Well, I’m up before my family and sitting at my writing desk. It isn’t the 5 or 5:30 I had originally planned, but I’m up and sitting here and my family is still all asleep.
I’ve never been the most graceful about waking up early, but I was working at a cafe and I had to be there at 5:30 in the morning. I came to love being awake so early, before the rest of the world. Of course, once I stopped, I went right back to “Wow! Nighttime is so goddamn cool!” And, I’ve taken a bunch of 7:30 classes too. I’ve done it before. I shouldn’t use all my excuses about it being too hard or too early or I’m too tired or whatever. Because I was waiting tables while I was taking a 7:30 chemistry class and did just fine at both. Of course, this was over a decade ago and I didn’t feel so old and creaky then. 😂
So. Here I am. I know I’ve said I’d do it before, but I never followed through. I might not have been up when I was planning, but here I am. I think I need to clean off my writing desk before I can get a whole lot done, but, I think I might just work in my dirty space for now. I can clean later when the Entropy Machine begins bouncing through the house.

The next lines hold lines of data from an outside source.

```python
class FlatParams:

    def __init__(self, module: torch.nn.Module):
        self.params: List[torch.nn.Parameter] = [p for p in module.parameters()]
# ... 215 lines not shown
            if icnt is not None:
                _hip.call("yogo_comm_broadcast_flat", self._rccl, icnt, icnt.numel() * 8, src, st)
        else:
            dist.broadcast(flat, src=src, group=self.pg)
            if icnt is not None:
                dist.broadcast(icnt, src=src, group=self.pg)
        off = 0
        for b in fl:
            n = b.numel()
            b.copy_(flat[off:off + n].view(b.shape).to(b.dtype))
            off += n
        off = 0
        for b in cnt:
            n = b.numel()
            b.copy_(icnt[off:off + n].view(b.shape).to(b.dtype))
            off += n
        self.engine.generation += 1

    @torch.no_grad()
    def step(self, imgs: torch.Tensor, labels: torch.Tensor) -> torch.Tensor:
        m = self.model
        _hip.require_cuda(imgs, "imgs")
        _hip.require_cuda(labels, "labels")
        with torch.cuda.device(imgs.device):
            st = _hip.stream_ptr()
            eng = self.engine
            eng.clip = m._clip
            self.flat.check_homed()
            if imgs.ndim == 3:
                imgs = imgs[None]
            if not imgs.is_floating_point() and imgs.dtype != torch.uint8:
                imgs = imgs.float()
            if self.half:
                from yogo_amd.engine import backward_bf16_train, forward_bf16_train

                raw, saved = forward_bf16_train(eng, imgs)
                if self.trace is not None:
                    self.trace["saved"], self.trace["raw"] = saved, raw
            else:
                raw, saved = eng.forward(imgs, need_grad=True)
            B, P, Sy, Sx = raw.shape
            aw, ah, wm, hm = m._decode_scalars()
            cxs, cys = _hip.grid_buffers(m._Cxs, m._Cys, Sy, Sx, raw.device)
            L = self.loss
            out = torch.empty(4, dtype=torch.float32, device=raw.device)
            ws = torch.empty(_hip.query_size("yogo_loss_workspace_bytes", B, Sy, Sx) // 4, dtype=torch.float32, device=raw.device)
            lab = labels if (labels.dtype == torch.float32 and labels.is_contiguous()) else labels.contiguous().float()
            hook = self._on_layer_done if self.world > 1 else None
            flush = (self.split_layer,) if hook is not None else None
            lw = (float(L.no_obj_weight), float(L.iou_weight), float(L.classify_weight), float(L.label_smoothing))

            def decode_and_loss():
                pred, gpred = torch.empty_like(raw), torch.empty_like(raw)
                _hip.call("yogo_decode_fwd", raw, pred, cxs, cys, B, P, Sy, Sx, aw, ah, wm, hm, int(bool(m.inference)), st)
                _hip.call("yogo_loss_fwd_bwd", pred, lab, gpred, out, ws, B, P, Sy, Sx, *lw, st)
                return pred, gpred

            g8 = torch.empty(B, ((P + 15) // 16) * 2, Sy, Sx, 8, dtype=torch.bfloat16, device=raw.device) if self.half else None
            if self.half and not m.inference and _FUSED_DECODE_LOSS:
                _hip.call("yogo_decode_loss_bwd_bf16", raw, lab, cxs, cys, g8, out, ws, B, P, Sy, Sx, aw, ah, wm, hm, *lw, st)
                backward_bf16_train(eng, saved, g8, grad_out=self.flat.grad_views, on_layer=hook, trace=self.trace, flush_layers=flush)
            elif self.half:
                pred, gpred = decode_and_loss()
                _hip.call("yogo_decode_bwd_bf16", raw, pred, gpred, g8, B, P, Sy, Sx, int(bool(m.inference)), st)
                backward_bf16_train(eng, saved, g8, grad_out=self.flat.grad_views, on_layer=hook, trace=self.trace, flush_layers=flush)
            else:
                pred, gpred = decode_and_loss()
                graw = torch.empty_like(raw)
                _hip.call("yogo_decode_bwd", raw, pred, gpred, graw, B, P, Sy, Sx, int(bool(m.inference)), st)
                eng.backward(saved, graw, grad_out=self.flat.grad_views, on_layer=hook)
            started = self.split_off if (self.overlap and self._pending) else self.flat.total
            self.exchange_begin(0, started)
            scale = self.exchange_end()
            lr = self.current_lr()
            self.global_step += 1
            _hip.call("yogo_adamw_step", self.flat.flat, self.flat.grad, self.flat.exp_avg, self.flat.exp_avg_sq, self.flat.total,
                      self.global_step, lr, self.betas[0], self.betas[1], self.eps, self.wd, scale, st)
            eng.invalidate_packed()
            self.last_loss = out
            return out

    def loss_components(self) -> Dict[str, float]:
        v = self.last_loss.cpu().tolist()
        return {"loss": v[0], "iou_loss": v[1], "objectness_loss": v[2], "classification_loss": v[3]}
```

Measured before the change: 11160 images/s.

## Fuse head 1x1 conv, decode, loss and head dgrad into one sweep kernel

Adds a persistent kernel that, for the final 1x1 head layer, computes the head conv with MFMA, decodes, evaluates the YOGO loss and its gradient, and applies the head dgrad multiplied by the leaky activation derivative in a single pass over each pixel tile. It also has an optional path that accumulates weight gradients in the same pass. The forward pass stops before the head, and the backward pass takes the precomputed head dx. The aim is to remove the separate head forward, decode/loss, and dgrad launches along with their intermediate global memory round trips. In exchange the kernel carries heavy register and LDS pressure, and it only handles restricted shapes (P up to 16, Cin up to 128).

```diff
diff --git a/include/yogo_hip.h b/include/yogo_hip.h
--- a/include/yogo_hip.h
+++ b/include/yogo_hip.h
@@ -68,6 +68,14 @@
                               void* workspace, int B, int P, int Sy, int Sx, float anchor_w, float anchor_h, float width_multiplier,
                               float height_multiplier, float no_obj_weight, float iou_weight, float classify_weight,
                               float label_smoothing, yogo_stream_t stream);
+
+int yogo_head_sweep_bf16_supported(int Cin, int P, int ksize, int stride, int Sy, int Sx, int B);
+int yogo_head_sweep_bf16_rows(int B, int Sy, int Sx, int* rows);
+int yogo_head_sweep_bf16_workspace_bytes(int B, int Cin, int P, int Sy, int Sx, size_t* bytes);
+int yogo_head_sweep_bf16(const void* y6, const void* packed, const float* bias, const float* label, const float* cxs, const float* cys,
+                         float* raw, void* g8, void* g6, float* loss_out, void* loss_ws, void* wpart, int B, int Cin, int P, int Sy,
+                         int Sx, float anchor_w, float anchor_h, float width_multiplier, float height_multiplier, float no_obj_weight,
+                         float iou_weight, float classify_weight, float label_smoothing, yogo_stream_t stream);
 
 int yogo_format_preds_workspace_bytes(int B, int Sy, int Sx, size_t* bytes);
 int yogo_format_preds_batched(const float* pred, float* out_rows, long long* out_cells, int* out_count, void* workspace,
diff --git a/yogo_amd/csrc/decode_loss.hip b/yogo_amd/csrc/decode_loss.hip
--- a/yogo_amd/csrc/decode_loss.hip
+++ b/yogo_amd/csrc/decode_loss.hip
@@ -1,4 +1,5 @@
 #include "common.h"
+#include <mutex>
 
 #define MAX_CLASSES 64
 
@@ -376,6 +377,337 @@
   }
 }
 
+typedef float dl_f32x16 __attribute__((ext_vector_type(16)));
+typedef float dl_f32x4 __attribute__((ext_vector_type(4)));
+typedef __bf16 dl_bf16x4 __attribute__((ext_vector_type(4)));
+#define HS_MAXP 16
+#define HS_WAVE_LDS 10240
+
+struct HeadSweepParams {
+  const dl_u32x4* y6;
+  const dl_u32x4* wp;
+  const float* bias;
+  const float* label;
+  const float *cxs, *cys;
+  float* raw;
+  dl_u32x4* g8;
+  dl_u32x4* g6;
+  float* part;
+  float* wpart;
+  int B, P, cells, nb, units, upb;
+  float inv_sx, inv_sy, anchor_w, anchor_h, wmul, hmul;
+  float no_obj_weight, iou_weight, classify_weight, label_smoothing, inv_batch;
+};
+
+__device__ __forceinline__ int hs_off(int row, int ch) { return 256 * row + 16 * (ch ^ (((row & 3) << 2) | ((row >> 2) & 3))); }
+
+__device__ __forceinline__ dl_bf16x8 hs_tr8(const unsigned char* a0, const unsigned char* a1) {
+  typedef dl_bf16x4 __attribute__((address_space(3))) * lds_v4;
+  const dl_bf16x4 lo = __builtin_amdgcn_ds_read_tr16_b64_v4bf16((lds_v4)a0);
+  const dl_bf16x4 hi = __builtin_amdgcn_ds_read_tr16_b64_v4bf16((lds_v4)a1);
+  return __builtin_shufflevector(lo, hi, 0, 1, 2, 3, 4, 5, 6, 7);
+}
+
+template <int NK, bool WG>
+__global__ __launch_bounds__(256, 2) void decode_loss_bwd_bf16_kernel(const HeadSweepParams p) {
+  constexpr int OOB = (int)0x80000000u;
+  constexpr int KB = 2 * NK, NM = (NK + 1) / 2, CIN = 16 * NK;
+  __shared__ __attribute__((aligned(16))) unsigned char lds[WG ? 4 * HS_WAVE_LDS : 16];
+  __shared__ float sh[2][3][4];
+  const int tid = threadIdx.x, lane = tid & 63, l31 = lane & 31, half = lane >> 5, l15 = lane & 15, g4 = lane >> 4;
+  const int wave = __builtin_amdgcn_readfirstlane(tid >> 6);
+  unsigned char* yimg = lds + wave * HS_WAVE_LDS;
+  unsigned char* gimg = yimg + 8192;
+  const int cells = p.cells, cells16 = cells * 16, P = p.P, C = P - 5;
+  __shared__ dl_u32x4 wlds[KB * 32];
+  for (int e = tid; e < KB * 32; e += 256) wlds[e] = p.wp[e];
+  float bs[8];
+#pragma unroll
+  for (int i = 0; i < 8; ++i) {
+    const int ch = 8 * (i >> 2) + 4 * half + (i & 3);
+    bs[i] = (p.bias != nullptr && ch < P) ? p.bias[ch] : 0.f;
+  }
+  dl_bf16x8 Wd[NM];
+  {
+    const __bf16* w16 = reinterpret_cast<const __bf16*>(p.wp);
+    const int q = l31 >> 3, h = (l31 >> 2) & 1, t = l31 & 3;
+#pragma unroll
+    for (int m = 0; m < NM; ++m) {
+      const int cin = 8 * (4 * m + 2 * (q >> 1) + h) + 4 * (q & 1) + t;
+#pragma unroll
+      for (int j = 0; j < 8; ++j) {
+        const int pch = 8 * half + j;
+        Wd[m][j] = (cin < CIN && pch < P) ? w16[(((cin >> 3) * 32 + pch) << 3) + (cin & 7)] : (__bf16)0.f;
+      }
+    }
+  }
+  dl_bf16x8 ones;
+#pragma unroll
+  for (int j = 0; j < 8; ++j) ones[j] = (__bf16)1.f;
+  dl_f32x4 accW[NK], accB = {0.f, 0.f, 0.f, 0.f};
+#pragma unroll
+  for (int c = 0; c < NK; ++c) accW[c] = dl_f32x4{0.f, 0.f, 0.f, 0.f};
+  const int trq = l15 >> 2, trp = l15 & 3;
+
+  __syncthreads();
+  const int u_end = min(p.units, (int)(blockIdx.x + 1) * p.upb);
+  int par = 0;
+  for (int u = blockIdx.x * p.upb; u < u_end; ++u, par ^= 1) {
+    const int b = u / p.nb, blk = u - b * p.nb;
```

Now, to catch up on The Embezzling Oma and see where I need to go and what needs to be written and what to do on it. Because… I think it’s been over a month since I’ve worked on it. It’s been sitting in the same place on my kitchen counter for two weeks. And I’ve been feeling the call, but honestly, by the time the Entropy Machine is down, I just am done. So totally done.
Anyway. I’ve been neglecting things that are important to me. Writing has always been something I have needed to do. I’ve needed an outlet for the thoughts bouncing around in my head, something for the extra cycles in my brain to work on. And instead of lessening my anxiety, it’s been increasing it because I have wanted to do it, I have wanted to sit down and let these ideas in my head come out and play and I didn’t have it in me.
I wonder if my diet and eating better made it easier for me to get up earlier? Maybe. Oh, that’s going great by the way. I’m feeling better, I wouldn’t say looking better yet, but I’m definitely feeling better and it’s easier and easier to make better choices.
Anyway. I knew I needed to get a quick blog post out, but I definitely need to get some scribbling done before the Entropy Machine wakes up.